During the second type of tests, in perturbed conditions, changes in the object position and/or orientation were introduced on purpose, to check if the system was able to deal with unexpected and suddenly changing situations. The changes were applied after the visual analysis had been finished so that the real pose of the object was different from the estimated one, like in the example of Fig. 6.18. In this situations the robot might not be able to grasp the object without the support of the tactile feedback. Using information about finger extensions and hand contacts with the object surface, hand orientation and position are corrected as described above. When the difference between the real and estimated object pose is big, more than one correction movement might be required.

This framework presents two major limits. The first is that only displacement errors parallel to the grasping axis can be corrected. Any deviations from the object center of mass along the other two directions will not be detected, unless one of the fingers misses the contact. The second problem is with objects which edges are not parallel. In such cases, a rotation correction movement will be performed although not required, as \(\alpha \) is always above threshold. A possible solution is to increase the threshold to a trade-off value which does not affect the reliability of normal grasping actions and, at the same time, is suitable for many unusual conditions.

This correction method models, in a simple way and at high level, the comparison between expected and real somatosensory input, described in Sect. 4.3.4, and determines a correction movement that aims at reducing such difference. In this way, grasp stability is implicitly achieved, through minimization of the difference between detected proprioceptive state and expected goal state given by a basic forward model. Following a simplified version of the schema of Demiris and Hayes (2002), very simple inverse models (Eqs. 6.12 and 6.13) compare the goal state of the hand with its actual condition and generate a motor command suitable to approach the goal. The forward model evaluates the outcome of the current motor command and guides the following step in order to keep improving the quality of the ongoing situation estimated by the finger extension criterion.

6.3 Conclusions

Compared to its neighbor grasping area AIP, the knowledge, and especially the modeling regarding one of the most fundamental areas of the dorsal stream, the posterior intraparietal area CIP, remains relatively undeveloped. In the first part of this chapter, a detailed analytical interpretation of CIP tasks is provided which takes into account both the computational and the neurophysiological points of view.
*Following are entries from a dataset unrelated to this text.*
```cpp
int launch_parts(bsk_ctx *ctx, ClassSet *cs, const bsk_params *p, bsk_result *res, bool tiled) {
    bsk_ctx *side = ctx->side;
    for (auto &pt : cs->parts) {
        if (pt.tiled != tiled) continue;
        const u64 base = res->cap + pt.off;
        if (base + pt.extent > res->alloc_cap) {
// ... 255 lines not shown
        (void)hipEventRecord(e1, ctx->stream);
        (void)hipEventSynchronize(e1);
        (void)hipEventElapsedTime(&cs->build_ms, e0, e1);
    }
    if (e0) (void)hipEventDestroy(e0);
    if (e1) (void)hipEventDestroy(e1);
    if (!cs->view) cs->view = new (std::nothrow) bsk_batch();
    if (!cs->view) return BSK_ERR_NOMEM;
    {
        bsk_batch *v = cs->view;
        u64 *bd = v->bdesc;
        u8 *bf = v->bflags;
        const size_t cbd = v->c_bdesc, cbf = v->c_bflags;
        *v = *b;
        v->hist = nullptr;
        v->borrowed = true;
        v->odd = nullptr;
        v->d_odd = nullptr;
        if (!masked) v->desc = view;
        v->side_maxlen = b->maxlen;
        v->maxlen = bk.hi;
        v->n_bases = pretend ? (u64)pretend * b->n : bk.bases;
        v->uniform_len = pretend;
        v->bdesc = bd;
        v->bflags = bf;
        v->c_bdesc = cbd;
        v->c_bflags = cbf;
        v->bin_gran = 0;
        v->bin_lo = 0;
        v->bin_early = false;
        v->spare_ascii = nullptr;
        v->spare_aoff = nullptr;
    }
    cs->n = b->n;
    cs->n_bases = b->n_bases;
    cs->maxlen = b->maxlen;
    cs->desc = b->desc;
    cs->words = b->words;
    cs->blo = cuts[(size_t)bulk].lo;
    cs->bhi = cuts[(size_t)bulk].hi;
    return BSK_OK;
}

static void class_plan_names(bsk_result *res, const ClassSet *cs) {
    size_t at = strlen(res->plan);
    for (const auto &pt : cs->parts) {
// ... 147 lines not shown
```

bio_amd/csrc/fast_dispatch.hpp:

```cpp
#pragma once
#include <hip/hip_runtime.h>

#include "kernels_generic.hpp"

#define BSK_FAST_CAP 32
#define BSK_SYN_CAP 28
#define BSK_ASCII_PAD 1024

namespace bsk {
bool fast_minimizer_supported(int w);
int fast_minimizer_blocks_per_cu(int w);
void fast_minimizer_launch(int w, int grid, hipStream_t stream, const KArgs &a);
bool dense_minimizer_supported(int w);
int dense_minimizer_blocks_per_cu(int w);
void dense_minimizer_launch(int w, int grid, hipStream_t stream, const KArgs &a);
void dense_minimizer_ascii_launch(int w, int grid, hipStream_t stream, const KArgs &a);
int dense_minimizer_ascii_blocks_per_cu(int w);

bool pk_minimizer_supported(int w);
int pk_minimizer_blocks_per_cu(int w);
u32 pk_minimizer_short_bases();
void pk_minimizer_launch(int w, bool long_reads, int grid, hipStream_t stream, const KArgs &a);
void pk_minimizer_list_launch(int w, int grid, hipStream_t stream, const KArgs &a);

bool pkd_minimizer_supported(int w);
int pkd_minimizer_blocks_per_cu(int w);
void pkd_minimizer_launch(int w, int grid, hipStream_t stream, const KArgs &a);

bool ring_minimizer_supported(int w);
int ring_minimizer_blocks_per_cu(int w);
u32 ring_minimizer_short_bases();
void ring_minimizer_launch(int w, bool long_reads, int grid, hipStream_t stream, const KArgs &a);

bool seg_minimizer_supported(int w);
int seg_minimizer_blocks_per_cu(int w);
void seg_minimizer_launch(int w, int grid, hipStream_t stream, const KArgs &a);

void wpr_minimizer_launch(int grid, hipStream_t stream, const KArgs &a);
int wpr_minimizer_blocks_per_cu();

bool fast_syncmer_supported(int k, int s);
int fast_syncmer_blocks_per_cu(int w);
void fast_syncmer_launch(int w, int grid, hipStream_t stream, const KArgs &a);
void fast_syncmer_ascii_launch(int w, int grid, hipStream_t stream, const KArgs &a);
// ... 42 lines not shown
```

bio_amd/csrc/host_types.hpp:

```cpp
#pragma once
#include <hip/hip_runtime.h>

#include <cstdio>
#include <string>
#include <vector>

#include "biosketch.h"
#include "device_common.hpp"

struct BskOpts {
    bool force_generic = false, no_mixed = false, no_dense = false, no_pk = false, no_ring = false, no_pkd = false, no_side_early = false, no_side_dense = false, ring = false, no_bin = false, no_bin_early = false, compact = false, no_spare = false, no_tiles = false, no_tile_cache = false, no_tile_defer = false, tile_dense = false, no_group_gather = false, timing = false,
         no_fused_translate = false, sets_no_small = false;
    int syn_margin = 2;
    u32 test_overflow = 0;
    bool no_syn_long = false;
    u32 pf_density = 0;
    bool no_syn_pf = false;
    bool syn_sel = false;
    bool no_class = false;
    u32 class_min = 16384;
    bool class_view = false;
    bool class_force = false;
    u32 wpr = 0, seg = 0, dense_min = 21 , ring_max = 0, ring_sel10 = 0 , bin_min = 1024, waves_per_cu = 0, tile_min = 0, tile_pos = 0;
    void load();
};

enum PoolSlot {
    SLOT_TILE_START = 0, SLOT_TILE_DESC = 1, SLOT_TILE_ADESC = 2, SLOT_TILE_SEQ = 3, SLOT_TILE_SHIFT = 4, SLOT_TILE_KEEP = 5, SLOT_TILE_FLAGS = 6, SLOT_TILE_SEQ_FLAGS = 7,
    SLOT_TILE_SEQ_BAD = 8, SLOT_TILE_EXCL = 9,
    SLOT_SETS_OFFS = 0, SLOT_SETS_PART = 1, SLOT_SETS_VALUES = 2, SLOT_SETS_UCOUNT = 3, SLOT_SETS_SORTED = 5, SLOT_SETS_HEAD = 6, SLOT_SETS_KEEP = 7, SLOT_SETS_POS = 8,
    SLOT_SETS_TMP = 9,
    SLOT_SEARCH_QUERY = 10, SLOT_SEARCH_RANGES = 11, SLOT_SEARCH_STAGE = 15, SLOT_SEARCH_LARGE = 30, SLOT_SEARCH_SORT_TMP = 31,
    SLOT_FETCH_OFFS = 12, SLOT_FETCH_HASH = 13, SLOT_FETCH_POS = 14,
    SLOT_COMPACT_OFFS = 16,
// ... 68 lines not shown
    }
    static int bucket(u64 L) {
        if (L < 1024) return (int)(L >> 4);
        const int lg = 63 - __builtin_clzll(L);
        return 64 + 4 * (lg - 10) + (int)((L >> (lg - 2)) & 3);
    }
    void add(u64 L) {
        const int i = bucket(L);
        cnt[i]++;
        bases[i] += L;
        if ((u32)L > hi[i]) hi[i] = (u32)L;
        if ((u32)L < lo[i]) lo[i] = (u32)L;
    }
};

struct bsk_batch {
    bsk_ctx *ctx = nullptr;
    int alphabet = BSK_ALPHA_DNA;
    int pairs = BSK_ALPHA_DNA;
    u64 n = 0, n_bases = 0, n_words = 0, n_nonacgt = 0;
    u32 maxlen = 0;
    u32 side_maxlen = 0;
    u32 uniform_len = 0;
    u32 *words = nullptr;
    u64 *desc = nullptr;
    u64 *fw = nullptr;
    u64 *llen = nullptr;
    u64 *adesc = nullptr;
    bool alias = false;
    bool borrowed = false;
    LenHist *hist = nullptr;
    std::vector<u64> *odd = nullptr;
    u64 *d_odd = nullptr;
    int modal_bucket = -1;
    u32 *wbits = nullptr;
    u32 *subset = nullptr;
    u64 nsub = 0;
    u8 *rflags = nullptr;
    mutable u64 *bdesc = nullptr;
    mutable u8 *bflags = nullptr;
    mutable u32 bin_gran = 0, bin_lo = 0;
    mutable bool bin_early = false;
    mutable size_t c_bdesc = 0, c_bflags = 0;
    u8 *ascii = nullptr;
    u64 *aoff = nullptr;
    u64 device_bytes = 0;
// ... 82 lines not shown
```

bio_amd/csrc/kernels_generic.hpp:

```cpp
#pragma once
#include "device_common.hpp"
#include "biosketch.h"

namespace bsk {

struct KArgs {
    const u32 *words;
    const u64 *desc;
    const u8 *ascii;
    const u64 *aoff;
    const u64 *adesc;
    const u8 *rflags;
    u64 n;
    u32 nunits;
    int kind, k, w, s, canonical, circ_ext, m, scale;
    u64 *refs;
    u8 *status;
    u64 *hash;
    u32 *pos;
    u64 cap;
    u32 *ticket;
    u32 fixcap;
    u32 *rlist;
    u64 *fixlist;
    u64 *lookback;
    u64 *total;
    u64 *ring_h;
    u32 *ring_p;
    u32 ring_w;
    u32 uniform_len;
    u64 slab_read;
    u64 list_slab;
    u32 unit_rows;
    u64 ovf_base;
    u64 ovf_cap;
    const u32 *subset;
    u64 nsub;
    u64 out_base;
    int inplace;
    int frame;
    const u8 *lut;
    int pairs;
    int one_strand;
    u32 *sel_mask, *sel_cnt, *sel_utot;
    u64 *sel_ubase, *sel_lookback;
    u32 sel_nb;
    const u64 *tkeep, *tshift;
    u32 cls_lo, cls_hi, cls_pretend;
    u32 tk;
    u32 list_grid;
    u32 len_mask;
    u32 binned;
};

__device__ __forceinline__ void list_append(const KArgs &a, u32 *list, u32 seg, u32 &cur, u64 redo, int lane, u64 r) {
    const u32 at = cur + __builtin_amdgcn_mbcnt_hi((u32)(redo >> 32), __builtin_amdgcn_mbcnt_lo((u32)redo, 0));
    if ((redo >> lane) & 1) {
        if (at < seg) list[a.list_grid + blockIdx.x * seg + at] = (u32)r;
        else atomicOr(&a.ticket[1], 2u);
    }
    cur += (u32)__builtin_popcountll(redo);
}
__device__ __forceinline__ void list_close(u32 *list, u32 seg, u32 cur, int lane) {
    if (lane == 0) list[blockIdx.x] = cur < seg ? cur : seg;
}

__device__ __forceinline__ u64 desc_len(const KArgs &a, u64 d) {
    u64 L = d & (u64)a.len_mask;
    if (a.cls_hi) L = (L >= (u64)a.cls_lo && L <= (u64)a.cls_hi) ? L : (u64)a.cls_pretend;
    return L;
}
#ifdef BSK_BIN_NOSCATTER
// ... 392 lines not shown
```

bio_amd/csrc/kernels_pk.hpp:

```cpp
#pragma once
#include <utility>

#include "kernels_fast.hpp"

namespace bsk {

template <int... Is, class F>
__device__ __forceinline__ void pk_unroll_impl(std::integer_sequence<int, Is...>, F &&f) {
    (f(std::integral_constant<int, Is>{}), ...);
}
template <int N, class F>
__device__ __forceinline__ void pk_unroll(F &&f) {
    pk_unroll_impl(std::make_integer_sequence<int, N>{}, f);
}

#ifndef BSK_PK_ROWS
#define BSK_PK_ROWS 58
#endif
struct PkLds {
    static constexpr int PR = BSK_PK_ROWS;
    static constexpr int ROW = 33;
    static constexpr int TAB = 0;
    static constexpr int TAB2 = 320;
    static constexpr int NHEADS = (32 * (PR - 1)) / 64 + 2;
// ... 33 lines not shown
        if (at != 0xffffffffu) *reinterpret_cast<LDSQ u32x4 *>(ldsq + at) = row;
        wave_sync_lds();
    }
};

template <int W>
struct PkCfg {
    static constexpr int XC = W > 12 ? 4 : W;
};

#define PKNW 16
typedef u32 u32x16 __attribute__((ext_vector_type(16)));
struct PkWords {
    u32x4 a, b, c, d;
};
__device__ __forceinline__ PkWords pk_load_words(const u32 *p) {
    PkWords r;
    asm volatile("global_load_dwordx4 %0, %4, off\n\tglobal_load_dwordx4 %1, %4, off offset:16\n\t"
                 "global_load_dwordx4 %2, %4, off offset:32\n\tglobal_load_dwordx4 %3, %4, off offset:48"
                 : "=&v"(r.a), "=&v"(r.b), "=&v"(r.c), "=&v"(r.d)
                 : "v"(p));
    return r;
}
__device__ __forceinline__ u64 pk_load_u64(const u64 *p) {
    u64 r;
    asm volatile("global_load_dwordx2 %0, %1, off" : "=&v"(r) : "v"(p));
    return r;
}
__device__ __forceinline__ void pk_wait_loads(u64 &d0, u64 &d1) { asm volatile("s_waitcnt vmcnt(0)" : "+v"(d0), "+v"(d1)::"memory"); }
__device__ __forceinline__ void pk_wait_loads(PkWords &p) { asm volatile("s_waitcnt vmcnt(0)" : "+v"(p.a), "+v"(p.b), "+v"(p.c), "+v"(p.d)::"memory"); }
__device__ __forceinline__ void pk_ticket_async(u32 *ticket, u32 &t) {
    u64 ex;
    asm volatile("s_mov_b64 %1, exec\n\ts_mov_b64 exec, 1\n\tglobal_atomic_add %0, %2, %3, off sc0\n\ts_mov_b64 exec, %1"
                 : "+v"(t), "=&s"(ex)
                 : "v"(ticket), "v"(1u)
                 : "memory");
}
__device__ __forceinline__ void pk_wait_loads(PkWords &p, u64 &d0, u32 &f, u32 &t) {
    asm volatile("s_waitcnt vmcnt(0)" : "+v"(p.a), "+v"(p.b), "+v"(p.c), "+v"(p.d), "+v"(d0), "+v"(f), "+v"(t)::"memory");
}
__device__ __forceinline__ u32 pk_load_u8(const u8 *p) {
    u32 r;
    asm volatile("global_load_ubyte %0, %1, off" : "=&v"(r) : "v"(p));
    return r;
}
template <int W, bool LONG, class LY_ = PkLds, bool RINGM = false, bool SELM = false>
struct PkMin {
    typedef LY_ LY;
    const u32 *__restrict__ w;
    LDSQ char *lds;
    int k, lane;
    u32 nk;
    u32 fl, fh_, rl, rh_;
    u32 S[W];
    u64 H[W];
    u32 SB[W];
    u32 P, bm, tmin;
    u32 nsel;
    u32 slot, spare;
    u32 glo, gspan;
    u32 c8000;
    int sstep;
// ... 411 lines not shown
#ifndef PK_NOHASHST
                __builtin_nontemporal_store(hv[j], &gh[t]);
#else
                asm volatile("" ::"v"(hv[j]));
#endif
#ifndef PK_NOPOSST
                __builtin_nontemporal_store(POS2 ? __builtin_amdgcn_alignbit(pv[j], pv[j], 1) : pv[j] & 0x80007fffu, &gp[t]);
#else
                asm volatile("" ::"v"(pv[j]));
#endif
            }
#endif
        }
    };
    u32 t0 = 0;
    for (; t0 + 64 * U <= T; t0 += 64 * U) trip(t0, std::false_type{});
    if (t0 < T) trip(t0, std::true_type{});
    wave_sync_lds();
}
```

The coding of visual features as it is thought to be performed by CIP neurons is employed in the second part of the chapter for generating appropriate grasp configurations. The integration of different kinds of grasp-related information and constraints, as performed by area AIP, is modeled and adapted to the requirements of the robotic system. Grasping experiments, performed with the aid of tactile feedback, confirm the suitability of the model to real robotic setups.

Neuroscientific plausibility and practical usefulness of the proposed vision-based grasping model have been justified, but several directions for further development in both regards can be devised. The next chapter will present a number of optional developments and required improvements for the robotic application. Issues regarding necessary refinements and possible alternatives for the model are also discussed.